Somewhere in a data center right now, a $30,000 GPU is doing nothing. It can swallow terabits of data per second. Instead it waits - idle most of the time - while a tired CPU somewhere upstream unpacks files one at a time and feeds it through a straw. Spiral, an 18-person company in New York, exists because that picture is absurd. Its entire reason for being is to take the straw away.
That sentence is the whole company in a breath. For fifty years, databases were built for people. People read dashboards. People run a query, sip coffee, read twelve rows. The systems underneath - Postgres, then the big-data lakehouses - were tuned, sensibly, for that rhythm. The trouble is that the main reader stopped being a person. It became a model in training, demanding millions of images a second, and nobody had bothered to redesign the warehouse for a customer who never blinks.
The Third Age of Data
Spiral likes to tell history in three acts. In the First Age, humans put data in and humans took data out - the Postgres era, human-scale on both ends. In the Second Age, machines started writing at enormous volume but people still did the reading - the lakehouse era of Snowflake and Databricks. We are now in the Third Age, where machines do both the writing and the reading. The inputs are machine-scale; so, finally, are the outputs.
It is a tidy story, and like all tidy stories it is mostly a setup for the punchline: the tools we use were built for Act Two. The incumbents, Spiral argues, are "bolting new marketing onto old architectures" - relational tables, schema-bound warehouses, batch ETL pipelines optimized for human dashboards, now asked to feed GPUs they were never designed to serve. AI data is messy, multimodal, and arrives in awkward sizes. Legacy formats handle it the way a tuxedo handles a swim.
There is a particular spot where the old systems fall apart, and Spiral has a name for it: the uncanny valley between 1 kilobyte and 25 megabytes. Too big to be a tidy database row, too small to be a happy file on disk. An embedding, an image, a short clip of video. Most systems are good at the very small or the very large and miserable in the middle - which is, inconveniently, exactly where modern AI data lives.
Three engineers and a hunch
The bet was placed by three people who had spent years inside one of the most demanding data platforms on earth. Will Manning, Rob Kruszewski, and Nick Gates met building infrastructure for Palantir Foundry, with stints at Citadel - places where data at impossible scale is a Tuesday, not a moonshot. They had felt the straw personally. So in 2024 they did the unglamorous, slightly reckless thing: they decided not to optimize the existing stack but to start at the file format, the lowest layer, and rebuild upward.
Will Manning
Rob Kruszewski
Nick Gates
Starting at the file format is a bit like deciding to fix traffic by reinventing the wheel. Ambitious. Possibly mad. But the logic holds: if every byte your GPU eventually sees has to pass through the format, then the format is where the bottleneck either lives or dies. Fix it there and everything above gets faster for free. So they wrote Vortex.

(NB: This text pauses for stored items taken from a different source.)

struct Parts {
  int n_parts;
  int offset[kMaxParts + 1];
  const float4* pts[kMaxParts];
  const float4* nrm[kMaxParts];
  float T[kMaxParts][16];
  int identity[kMaxParts];
// ... 772 lines not shown
__global__ void __launch_bounds__(128) knn_normals_kernel(const BuildState* __restrict__ bs, GridView view,
                                                           const float4* __restrict__ pts ,
                                                           int n, int k, float4* __restrict__ out) {
  __shared__ Grid g;
  if (threadIdx.x == 0) g = bs->grid;
  __syncthreads();
  auto centred = [&](int j) {
    float4 p = __ldg(pts + j);
    p.x = p.x - g.mu[0];
    p.y = p.y - g.mu[1];
    p.z = p.z - g.mu[2];
    return p;
  };
  for (int i = blockIdx.x * blockDim.x + threadIdx.x; i < n; i += gridDim.x * blockDim.x) {
    const float4 q = centred(i);
    TopK t;
    knn_search(g, view, q.x, q.y, q.z, k, t);
    int cnt = 0;
    double mx = 0.0, my = 0.0, mz = 0.0;
    for (int j = 0; j < k; ++j) {
      if (t.id[j] == INT_MAX) break;
      const float4 p = centred(t.id[j]);
      mx = mx + (double)p.x;
      my = my + (double)p.y;
      mz = mz + (double)p.z;
      ++cnt;
    }
    float4 nn = make_float4(0.f, 0.f, 0.f, 0.f);
    if (cnt >= 3) {
      const double inv = 1.0 / (double)cnt;
      mx = mx * inv; my = my * inv; mz = mz * inv;
      double C[9] = {0, 0, 0, 0, 0, 0, 0, 0, 0};
      for (int j = 0; j < cnt; ++j) {
        const float4 p = centred(t.id[j]);
        const double dx = (double)p.x - mx, dy = (double)p.y - my, dz = (double)p.z - mz;
        C[0] = C[0] + dx * dx; C[1] = C[1] + dx * dy; C[2] = C[2] + dx * dz;
        C[4] = C[4] + dy * dy; C[5] = C[5] + dy * dz; C[8] = C[8] + dz * dz;
      }
      C[3] = C[1]; C[6] = C[2]; C[7] = C[5];
      double nv[3];
      smallest_eigvec3(C, nv);
      const double ox = (double)q.x + (double)g.mu[0], oy = (double)q.y + (double)g.mu[1], oz = (double)q.z + (double)g.mu[2];
      const double dot = nv[0] * ox + (nv[1] * oy + nv[2] * oz);
      const double sgn = dot > 0.0 ? -1.0 : 1.0;
      nn = make_float4((float)(sgn * nv[0]), (float)(sgn * nv[1]), (float)(sgn * nv[2]), 0.f);
    }
    out[i] = nn;
  }
}

__device__ __forceinline__ unsigned long long globaltimer_ns() {
  unsigned long long t;
  asm volatile("mov.u64 %0, %%globaltimer;" : "=l"(t));
  return t;
}
#define LS_STAMP(slot)                                                                   \
  do {                                                                                   \
    if (P.phase_ns && cta == 0 && tid == 0) P.phase_ns[iter * 6 + (slot)] = globaltimer_ns(); \
  } while (0)

__device__ __forceinline__ unsigned int ld_relaxed_u32(const unsigned int* p) {
  unsigned int v;
  asm volatile("ld.relaxed.gpu.global.u32 %0, [%1];" : "=r"(v) : "l"(p) : "memory");
  return v;
}
__device__ __forceinline__ void red_release_inc(unsigned int* p) {
  asm volatile("red.release.gpu.global.add.u32 [%0], 1;" ::"l"(p) : "memory");
}
__device__ __forceinline__ unsigned int ld_relaxed_sys_u32(const unsigned int* p) {
  unsigned int v;
  asm volatile("ld.relaxed.sys.global.u32 %0, [%1];" : "=r"(v) : "l"(p) : "memory");
  return v;
}
__device__ __forceinline__ unsigned long long ld_relaxed_sys_u64(const unsigned long long* p) {
  unsigned long long v;
  asm volatile("ld.relaxed.sys.global.u64 %0, [%1];" : "=l"(v) : "l"(p) : "memory");
  return v;
}
__device__ __forceinline__ void red_release_sys_inc(unsigned int* p) {
  asm volatile("red.release.sys.global.add.u32 [%0], 1;" ::"l"(p) : "memory");
}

Vortex, and the database on top of it
Vortex
A next-generation columnar file format and compression toolkit, written largely in Rust. Parquet-class compression, but 10-20x faster scans, roughly 5x faster writes, and up to 100-200x faster random access. Its party trick: GPU-native decompression that streams data from object storage straight into GPU memory, no CPU middleman. Spiral handed it to the Linux Foundation.
Spiral Database
Built on Vortex and object-store native from day one. It promises GPU-saturating throughput, unified governance across every data type, and "fearless" permissioning - granular, time-bounded, audited. One API handles everything from a tiny embedding to a massive video file, including the awkward middle where other systems quietly give up.
Giving away your core technology sounds like a strange way to build a business, until you remember that Parquet became the default precisely because it was free, neutral, and everywhere. Spiral is playing the same card. Vortex lives at the LF AI & Data Foundation as an incubation project, racking up around 3,000 GitHub stars and 90-odd releases, with integrations for Arrow, DataFusion, DuckDB, Spark, Pandas and Polars. The format wins hearts; the managed platform pays rent.